**WHAT YOU ARE ASKED TO DO:** Lift out all lines below that contain "bytes".

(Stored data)
━━━

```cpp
hipError_t launch_fold(hipStream_t st, const uint8_t *src, uint64_t n, int ps, int pd, uint64_t row0, uint8_t *dst,
                       unsigned long long *err);
hipError_t launch_union_groups(hipStream_t st, const uint8_t *src, int p, const uint64_t *ptr, const uint32_t *mem,
                               const uint32_t *dst, uint64_t nv, uint8_t *out_a, uint8_t *out_b);

hipError_t launch_upload(hipStream_t st, void *dst, const void *src_pinned, size_t bytes);

struct SketchWork {
    uint64_t gbeg;
    uint64_t gend;
    uint64_t start;
    uint32_t nsub;
    uint32_t slot;
};
hipError_t launch_sketch(hipStream_t st, const uint8_t *seq, const SketchWork *work,
                         uint32_t nwork, int k, int p, int canon, uint8_t *regs);

constexpr uint32_t kRecRunSpan = 8192;
constexpr uint32_t kRecRunSegs = 256;
constexpr uint32_t kRecRunRecs = 4096;
constexpr int kMaxPRecords = 17;
struct RecRun {
    uint64_t base;
    uint32_t seg0, nseg;
    uint32_t slot0, nrec;
    uint32_t span;
    uint32_t pad_;
};
hipError_t launch_sketch_records(hipStream_t st, const uint8_t *seq, const RecRun *runs, uint32_t nruns, const uint2 *segs,
                                 int k, int p, int canon, uint8_t *regs);
hipError_t launch_zero_rows(hipStream_t st, const uint32_t *slots, uint32_t nslots, int p, uint8_t *regs);

constexpr uint32_t kFastxChunk = 16384;
struct FastxChunk {
    uint64_t begin;
    uint32_t len, genome;
};
struct FastxGenome {
    uint64_t off, rawlen, region_end;
    uint32_t chunk0, nchunks;
    uint32_t fmt, pad_;
};
struct FastxSumm {
    uint32_t fn, bad8;
    uint32_t a[4], b[4];
};
hipError_t launch_fastx_decode(hipStream_t st, const uint8_t *raw, const FastxChunk *chunks, uint32_t nchunks,
                               const FastxGenome *genomes, uint32_t ngenomes, FastxSumm *summ, uint4 *state, uint64_t *declen,
                               uint32_t *status, unsigned long long *fingerprint, uint8_t *out);

hipError_t preload_compare_kernels();
hipError_t preload_hist_kernels();
hipError_t preload_knn_kernels();
hipError_t preload_exchange_kernels();
hipError_t preload_fastx_kernels();
hipError_t preload_sketch_kernels();

hipError_t ensure_dynamic_lds(const void *kernel, size_t bytes);

}
```

### dashing_amd/csrc/kernels_compare.hip

```cpp
#include <hip/hip_runtime.h>
#include <stdint.h>

#include <algorithm>

#include "estimators.h"
#include "kernels.h"

namespace dsh {
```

━━━

**ANSWER TO THIS TASK:**
hipError_t launch_upload(hipStream_t st, void *dst, const void *src_pinned, size_t bytes);
hipError_t ensure_dynamic_lds(const void *kernel, size_t bytes);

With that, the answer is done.